最后一个字落下,太子,萧惟余,驸马爷鼓着掌同时站了起来,一片赞叹声。
“果然两个不世出的大才女,难得一见听到这么好听的曲儿,唱的好,词作得更好。”
“到底比起来,琴泣的上半阙哀婉了些,沈姑娘的却有些豪气,不输男儿!”
“一直听得沈姑娘大才,果然了得。一生习气真儿女,说来有的是豪迈,少了多少惺惺造作,好词,好曲。”
拭去眼角的泪,笑着给在座的诸位行礼道谢。知道自己无论是有心还是无心之举,都在这场游春宴上赢了个头彩。
大伙又重新开始猜拳斗酒,气氛一下子没有了那个最初和匪石对话时的剑拔弩张。
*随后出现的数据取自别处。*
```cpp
torch::Tensor mlp_in_fwd(torch::Tensor X, torch::Tensor W1, torch::Tensor b1);
void mlp_in_wgrad_into(torch::Tensor dA1, torch::Tensor X,
                       torch::Tensor dW1_out, torch::Tensor db1_out);

PYBIND11_MODULE(TORCH_EXTENSION_NAME, m) {
    m.doc() = "r2d2_amd gfx950 HIP kernels";
    m.def("fused_double_q_loss", &fused_double_q_loss,
          "Fused double-Q target + TD + loss + dLoss/dQ (returns loss, dq, "
          "abs_td, target)");
    m.def("segment_priority", &segment_priority,
          "Per-sequence mixed max/mean |TD| priority over ragged segments");
    m.def("sumtree_update", &sumtree_update,
          "GPU sum-tree priority update (duplicate-safe, ring-stale-masked)");
    m.def("sumtree_sample", &sumtree_sample,
          "GPU sum-tree stratified sample -> (idx, prio, is_weight)");
    m.def("replay_gather_meta", &replay_gather_meta,
          "Sampled-sequence metadata + segment offsets");
    m.def("positions_meta", &positions_meta,
          "engine gather/scatter position arrays from device-side sample "
          "metadata (no host round trip per ragged batch)");
    m.def("replay_gather_batch", &replay_gather_batch,
          "On-device padded batch assembly from the GPU block store");
    m.def("replay_gather_batch_dedup", &replay_gather_batch_dedup,
          "replay_gather_batch from the frame-once store: one (H, W) frame "
          "per step, obs_rows + C - 1 frames per slot; the (B, T, H*W*C) HWC "
          "stacks are rebuilt in the gather");
    m.def("gemm_bias_act", &gemm_bias_act, "MFMA GEMM + bias + activation",
          pybind11::arg("A"), pybind11::arg("Wt"), pybind11::arg("bias"),
          pybind11::arg("act"), pybind11::arg("out_f32"),
          pybind11::arg("path") = 0);
    m.def("gemm_dgrad", &gemm_dgrad,
          "MFMA GEMM backward-data (+ fused ReLU mask; optional dense "
          "k_out-column output; optional fused output ReLU mask)",
          pybind11::arg("dY"), pybind11::arg("act_out"), pybind11::arg("W"),
          pybind11::arg("relu_mask"), pybind11::arg("k_out") = 0,
          pybind11::arg("out_mask") = pybind11::none(),
          pybind11::arg("path") = 0);
    m.def("gemm_wgrad", &gemm_wgrad, "MFMA GEMM backward-weight (+ bias grad)",
          pybind11::arg("dY"), pybind11::arg("act_out"), pybind11::arg("A"),
          pybind11::arg("relu_mask"), pybind11::arg("want_bias"),
          pybind11::arg("path") = 0);
    m.def("gemm_wgrad_into", &gemm_wgrad_into,
          "GEMM backward-weight accumulated straight into .grad views "
          "(optional (d0,d1,d2)->(d2,d0,d1) k-axis store permutation)",
          pybind11::arg("dY"), pybind11::arg("act_out"), pybind11::arg("A"),
          pybind11::arg("relu_mask"), pybind11::arg("dW_out"),
          pybind11::arg("db_out"), pybind11::arg("kd0") = 0,
          pybind11::arg("kd1") = 0, pybind11::arg("kd2") = 0,
          pybind11::arg("path") = 0);
    m.def("conv_fwd", &conv_fwd, "Implicit-GEMM MFMA conv forward (NHWC)");
    m.def("conv_dgrad_dense", &conv_dgrad_dense,
          "MFMA conv backward-data from dense pre-masked dY (bounds-checked "
          "taps, optional fused output ReLU mask)");
    m.def("scatter_dh", &scatter_dh,
          "dHext (BT, H) from head-backward rows via inverse position map");
    m.def("conv_wgrad", &conv_wgrad, "MFMA conv backward-weight");
    m.def("conv_wgrad_band", &conv_wgrad_band,
          "per-image band wgrad (whole input image LDS-staged, one dequant "
          "per element, register accumulation, one atomic flush per wg)");
    m.def("conv_fwd_band", &conv_fwd_band,
          "per-image band forward (image LDS-resident; weights in LDS for "
          "conv1, in registers for the 64-output layers)",
          py::arg("in"), py::arg("Wt"), py::arg("bias"), py::arg("conv_id"),
          py::arg("N"), py::arg("max_wgs") = 0);
    m.def("conv_dgrad_band", &conv_dgrad_band,
          "per-image band dgrad: dY staged once in LDS in a zero halo, all "
          "parity classes in one launch, dX stored through LDS with the "
          "optional fused output ReLU mask",
          py::arg("dY"), py::arg("Wd"), py::arg("actx"), py::arg("conv_id"),
          py::arg("N"), py::arg("max_wgs") = 0);
    m.def("lstm_fwd", &lstm_fwd,
          "Persistent fused LSTM forward (dual-network, length-masked)");
    m.def("lstm_bwd", &lstm_bwd, "Persistent fused LSTM BPTT backward");
    m.def("lstm_fwd_multi", &lstm_fwd_multi,
          "Persistent fused LSTM forward for 1 <= B <= 256: one launch, "
          "passes of `rows` (64 or 128; 0 = R2D2_LSTM_MULTI_ROWS / default) "
          "batch rows with W_hh LDS-resident across passes",
          py::arg("X0"), py::arg("X1"), py::arg("Whh0"), py::arg("Whh1"),
          py::arg("init0"), py::arg("init1"), py::arg("lens"),
          py::arg("barrier_ws"), py::arg("want_stash"), py::arg("rows") = 0);
    m.def("lstm_bwd_multi", &lstm_bwd_multi,
          "Persistent fused LSTM BPTT backward for 1 <= B <= 256 (multi-pass)",
          py::arg("stash"), py::arg("Cout"), py::arg("Hout"),
          py::arg("dHext"), py::arg("Whh_bwd"), py::arg("lens"),
          py::arg("barrier_ws"), py::arg("rows") = 0);
    m.def("assemble_rin", &assemble_rin,
          "fused LSTM-input row assembly (latent | action | reward | pad)");
    m.def("handoff_bench", &handoff_bench, "producer-flag handoff microbench");
    m.def("handoff_payload_bench", &handoff_payload_bench,
          "counter handoff behind kb KB of stores per block: mode 0 plain "
          "stores + release fence, mode 1 sc1 stores, no fence");
    m.def("handoff_counter_bench", &handoff_counter_bench,
          "counter-aggregated handoff microbench");
    m.def("dueling_combine", &dueling_combine, "q = V + A - mean(A)");
    m.def("dueling_combine_bwd", &dueling_combine_bwd, "dueling combine backward");
    m.def("conv3p", &conv3p,
          "IMPALA 3x3 s1 p1 conv on halo-padded NHWC (fwd & dgrad-as-conv, "
          "fused relu-in / residual / mask epilogues)");
    m.def("conv3p_pool", &conv3p_pool,
          "IMPALA stage conv FUSED with maxpool 3x3 s2 (conv output stays "
          "in LDS; emits pooled activations + tap argmax)");
    m.def("conv3p_wgrad", &conv3p_wgrad,
          "IMPALA 3x3 conv backward-weight (padded dY, relu-in patches)");
    m.def("maxpool3s2_fwd", &maxpool3s2_fwd,
          "maxpool 3x3 s2 p1 forward + tap argmax");
    m.def("maxpool3s2_bwd", &maxpool3s2_bwd,
          "maxpool backward (atomic-free input-side gather)");
    m.def("pack_frames", &pack_frames,
          "u8 HWC frames -> halo-padded 8-channel u8");
    m.def("pad2dense", &pad2dense, "padded NHWC -> dense rows (+relu)");
    m.def("dense2pad_mask", &dense2pad_mask,
          "dense grad -> padded, masked by act>0 (relu backward)");
    m.def("lstm_cell_step", &lstm_cell_step,
          "fused single-step LSTM cell for actor inference: input-row "
          "assembly, both gate GEMMs, bias, nonlinearities and cell update "
          "in one launch; writes h1, c1 (f32) and hb = bf16(h1)",
          py::arg("latent"), py::arg("last_action"), py::arg("last_reward"),
          py::arg("h0"), py::arg("c0"), py::arg("wih_t"), py::arg("whh_t"),
          py::arg("lstm_bias"), py::arg("h1"), py::arg("c1"), py::arg("hb"),
          py::arg("units") = 0, py::arg("rows") = 0);
    m.def("head_hidden_step", &head_hidden_step,
          "both dueling-head 512 -> 512 ReLU hidden layers in one launch",
          py::arg("hb"), py::arg("wa1t"), py::arg("ba1"), py::arg("wv1t"),
          py::arg("bv1"), py::arg("adv1"), py::arg("val1"),
          py::arg("rows") = 0);
    m.def("head_out_step", &head_out_step,
          "both dueling-head output layers + q = V + A - mean(A) + greedy "
          "action (first index of the row maximum) in one launch");
    m.def("mlp_in_fwd", &mlp_in_fwd,
          "MLP encoder first layer: A1 (M, 512) bf16 = relu(X (M, D) f32 . "
          "W1 (512, D)^T + b1), 1 <= D <= 16, f32 accumulation",
          py::arg("X"), py::arg("W1"), py::arg("b1"));
    m.def("mlp_in_wgrad_into", &mlp_in_wgrad_into,
          "MLP encoder first-layer weight gradient accumulated into .grad "
          "views: dW1 (512, D) += dA1^T . X, db1 (512,) += column sums of "
          "dA1 (bf16, already ReLU-masked)",
          py::arg("dA1"), py::arg("X"), py::arg("dW1_out"),
          py::arg("db1_out"));
    m.def("gather_pack", &gather_pack,
          "regenerate prepacked weights from the flat param buffer "
          "(index-map gather, one launch per dtype)");
    m.def("grad_sumsq", &grad_sumsq, "flat gradient squared-norm reduction");
    m.def("adam_step", &adam_step,
          "fused multi-tensor clip + Adam on the flat parameter buffer");
}
```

我喜欢在座的每一个人,他们有才华,有情调,又都是太子的死党,只要忠于太子的,都是我的朋友,我的世界观现在就这么朴素,当然除了公害姜鹭闲。
彤宝公主揽住我的肩膀,非要收我做个妹妹,她说宫里倒是好多的妹妹,只是没有一个叫她这么爱怜,一见如故。彤宝公主悄悄在我耳边又说好希望我能真的成她的妹妹,我知道这句话什么意思,一下子羞红了脸。
萧惟余几个人起哄,说公主收妹妹了,却没个礼物算什么,彤宝公主急切下却去要去了太子腰间的一块玉玦,递给了我,一边口中念叨着,来的匆忙,没带什么贵重的东西,怕唐突了沈姑娘,先解下太子这块玉玦,算个见面礼,等回了府,再遣人送了礼过来。太子浅笑着看我,我臊红了耳根,彤宝姐姐,谢谢你,我知道,你是有意用了太子身上的物件给我,你,是在下聘礼的吗?